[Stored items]
※

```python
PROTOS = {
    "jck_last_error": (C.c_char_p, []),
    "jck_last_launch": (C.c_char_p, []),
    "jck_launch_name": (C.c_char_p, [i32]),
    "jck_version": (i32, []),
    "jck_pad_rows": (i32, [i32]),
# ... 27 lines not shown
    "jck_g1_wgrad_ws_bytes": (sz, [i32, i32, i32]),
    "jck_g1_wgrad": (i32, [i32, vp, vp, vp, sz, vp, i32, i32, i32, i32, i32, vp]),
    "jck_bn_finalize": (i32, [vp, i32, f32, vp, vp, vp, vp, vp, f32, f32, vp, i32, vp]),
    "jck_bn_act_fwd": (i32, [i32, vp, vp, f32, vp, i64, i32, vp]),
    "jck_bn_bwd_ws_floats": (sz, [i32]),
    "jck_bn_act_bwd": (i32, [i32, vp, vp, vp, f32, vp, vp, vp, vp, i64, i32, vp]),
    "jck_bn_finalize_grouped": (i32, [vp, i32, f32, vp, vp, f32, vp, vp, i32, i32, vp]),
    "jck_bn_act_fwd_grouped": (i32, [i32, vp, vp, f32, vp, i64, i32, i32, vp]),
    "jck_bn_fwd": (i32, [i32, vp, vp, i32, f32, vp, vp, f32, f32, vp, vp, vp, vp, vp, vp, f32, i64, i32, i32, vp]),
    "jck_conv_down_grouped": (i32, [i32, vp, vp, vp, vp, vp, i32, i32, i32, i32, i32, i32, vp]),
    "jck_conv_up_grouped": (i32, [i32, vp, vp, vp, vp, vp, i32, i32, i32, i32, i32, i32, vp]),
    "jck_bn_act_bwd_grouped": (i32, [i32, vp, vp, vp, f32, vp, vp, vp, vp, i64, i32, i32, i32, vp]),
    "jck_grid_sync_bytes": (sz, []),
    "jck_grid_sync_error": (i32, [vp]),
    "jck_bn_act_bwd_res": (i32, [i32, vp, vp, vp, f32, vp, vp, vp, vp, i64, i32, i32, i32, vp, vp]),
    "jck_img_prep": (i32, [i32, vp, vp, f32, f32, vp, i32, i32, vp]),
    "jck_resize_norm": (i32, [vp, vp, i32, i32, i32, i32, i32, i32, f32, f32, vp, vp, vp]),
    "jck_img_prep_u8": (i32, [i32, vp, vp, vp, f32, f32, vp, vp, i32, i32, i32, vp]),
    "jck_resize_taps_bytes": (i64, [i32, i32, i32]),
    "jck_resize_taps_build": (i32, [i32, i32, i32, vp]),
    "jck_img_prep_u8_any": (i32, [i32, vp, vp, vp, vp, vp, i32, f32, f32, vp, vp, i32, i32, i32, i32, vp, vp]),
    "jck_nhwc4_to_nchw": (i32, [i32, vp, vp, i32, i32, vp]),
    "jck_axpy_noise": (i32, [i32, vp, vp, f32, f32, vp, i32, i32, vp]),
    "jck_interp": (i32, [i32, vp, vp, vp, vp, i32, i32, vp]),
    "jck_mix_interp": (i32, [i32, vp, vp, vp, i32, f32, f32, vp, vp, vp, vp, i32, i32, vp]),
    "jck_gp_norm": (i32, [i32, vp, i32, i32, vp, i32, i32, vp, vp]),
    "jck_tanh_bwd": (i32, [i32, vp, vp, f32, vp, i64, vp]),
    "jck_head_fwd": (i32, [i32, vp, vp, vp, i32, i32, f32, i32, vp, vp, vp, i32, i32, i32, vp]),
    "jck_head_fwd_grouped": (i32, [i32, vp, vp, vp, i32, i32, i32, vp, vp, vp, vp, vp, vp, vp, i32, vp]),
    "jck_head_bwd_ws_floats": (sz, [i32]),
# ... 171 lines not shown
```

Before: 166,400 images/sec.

※

WHAT IS EXPECTED
Exactly as written above, reproduce all of the entries.

REPLY
```python
PROTOS = {
    "jck_last_error": (C.c_char_p, []),
    "jck_last_launch": (C.c_char_p, []),
    "jck_launch_name": (C.c_char_p, [i32]),
    "jck_version": (i32, []),
    "jck_pad_rows": (i32, [i32]),
# ... 27 lines not shown
    "jck_g1_wgrad_ws_bytes": (sz, [i32, i32, i32]),
    "jck_g1_wgrad": (i32, [i32, vp, vp, vp, sz, vp, i32, i32, i32, i32, i32, vp]),
    "jck_bn_finalize": (i32, [vp, i32, f32, vp, vp, vp, vp, vp, f32, f32, vp, i32, vp]),
    "jck_bn_act_fwd": (i32, [i32, vp, vp, f32, vp, i64, i32, vp]),
    "jck_bn_bwd_ws_floats": (sz, [i32]),
    "jck_bn_act_bwd": (i32, [i32, vp, vp, vp, f32, vp, vp, vp, vp, i64, i32, vp]),
    "jck_bn_finalize_grouped": (i32, [vp, i32, f32, vp, vp, f32, vp, vp, i32, i32, vp]),
    "jck_bn_act_fwd_grouped": (i32, [i32, vp, vp, f32, vp, i64, i32, i32, vp]),
    "jck_bn_fwd": (i32, [i32, vp, vp, i32, f32, vp, vp, f32, f32, vp, vp, vp, vp, vp, vp, f32, i64, i32, i32, vp]),
    "jck_conv_down_grouped": (i32, [i32, vp, vp, vp, vp, vp, i32, i32, i32, i32, i32, i32, vp]),
    "jck_conv_up_grouped": (i32, [i32, vp, vp, vp, vp, vp, i32, i32, i32, i32, i32, i32, vp]),
    "jck_bn_act_bwd_grouped": (i32, [i32, vp, vp, vp, f32, vp, vp, vp, vp, i64, i32, i32, i32, vp]),
    "jck_grid_sync_bytes": (sz, []),
    "jck_grid_sync_error": (i32, [vp]),
    "jck_bn_act_bwd_res": (i32, [i32, vp, vp, vp, f32, vp, vp, vp, vp, i64, i32, i32, i32, vp, vp]),
    "jck_img_prep": (i32, [i32, vp, vp, f32, f32, vp, i32, i32, vp]),
    "jck_resize_norm": (i32, [vp, vp, i32, i32, i32, i32, i32, i32, f32, f32, vp, vp, vp]),
    "jck_img_prep_u8": (i32, [i32, vp, vp, vp, f32, f32, vp, vp, i32, i32, i32, vp]),
    "jck_resize_taps_bytes": (i64, [i32, i32, i32]),
    "jck_resize_taps_build": (i32, [i32, i32, i32, vp]),
    "jck_img_prep_u8_any": (i32, [i32, vp, vp, vp, vp, vp, i32, f32, f32, vp, vp, i32, i32, i32, i32, vp, vp]),
    "jck_nhwc4_to_nchw": (i32, [i32, vp, vp, i32, i32, vp]),
    "jck_axpy_noise": (i32, [i32, vp, vp, f32, f32, vp, i32, i32, vp]),
    "jck_interp": (i32, [i32, vp, vp, vp, vp, i32, i32, vp]),
    "jck_mix_interp": (i32, [i32, vp, vp, vp, i32, f32, f32, vp, vp, vp, vp, i32, i32, vp]),
    "jck_gp_norm": (i32, [i32, vp, i32, i32, vp, i32, i32, vp, vp]),
    "jck_tanh_bwd": (i32, [i32, vp, vp, f32, vp, i64, vp]),
    "jck_head_fwd": (i32, [i32, vp, vp, vp, i32, i32, f32, i32, vp, vp, vp, i32, i32, i32, vp]),
    "jck_head_fwd_grouped": (i32, [i32, vp, vp, vp, i32, i32, i32, vp, vp, vp, vp, vp, vp, vp, i32, vp]),
    "jck_head_bwd_ws_floats": (sz, [i32]),
# ... 171 lines not shown
```

Before: 166,400 images/sec.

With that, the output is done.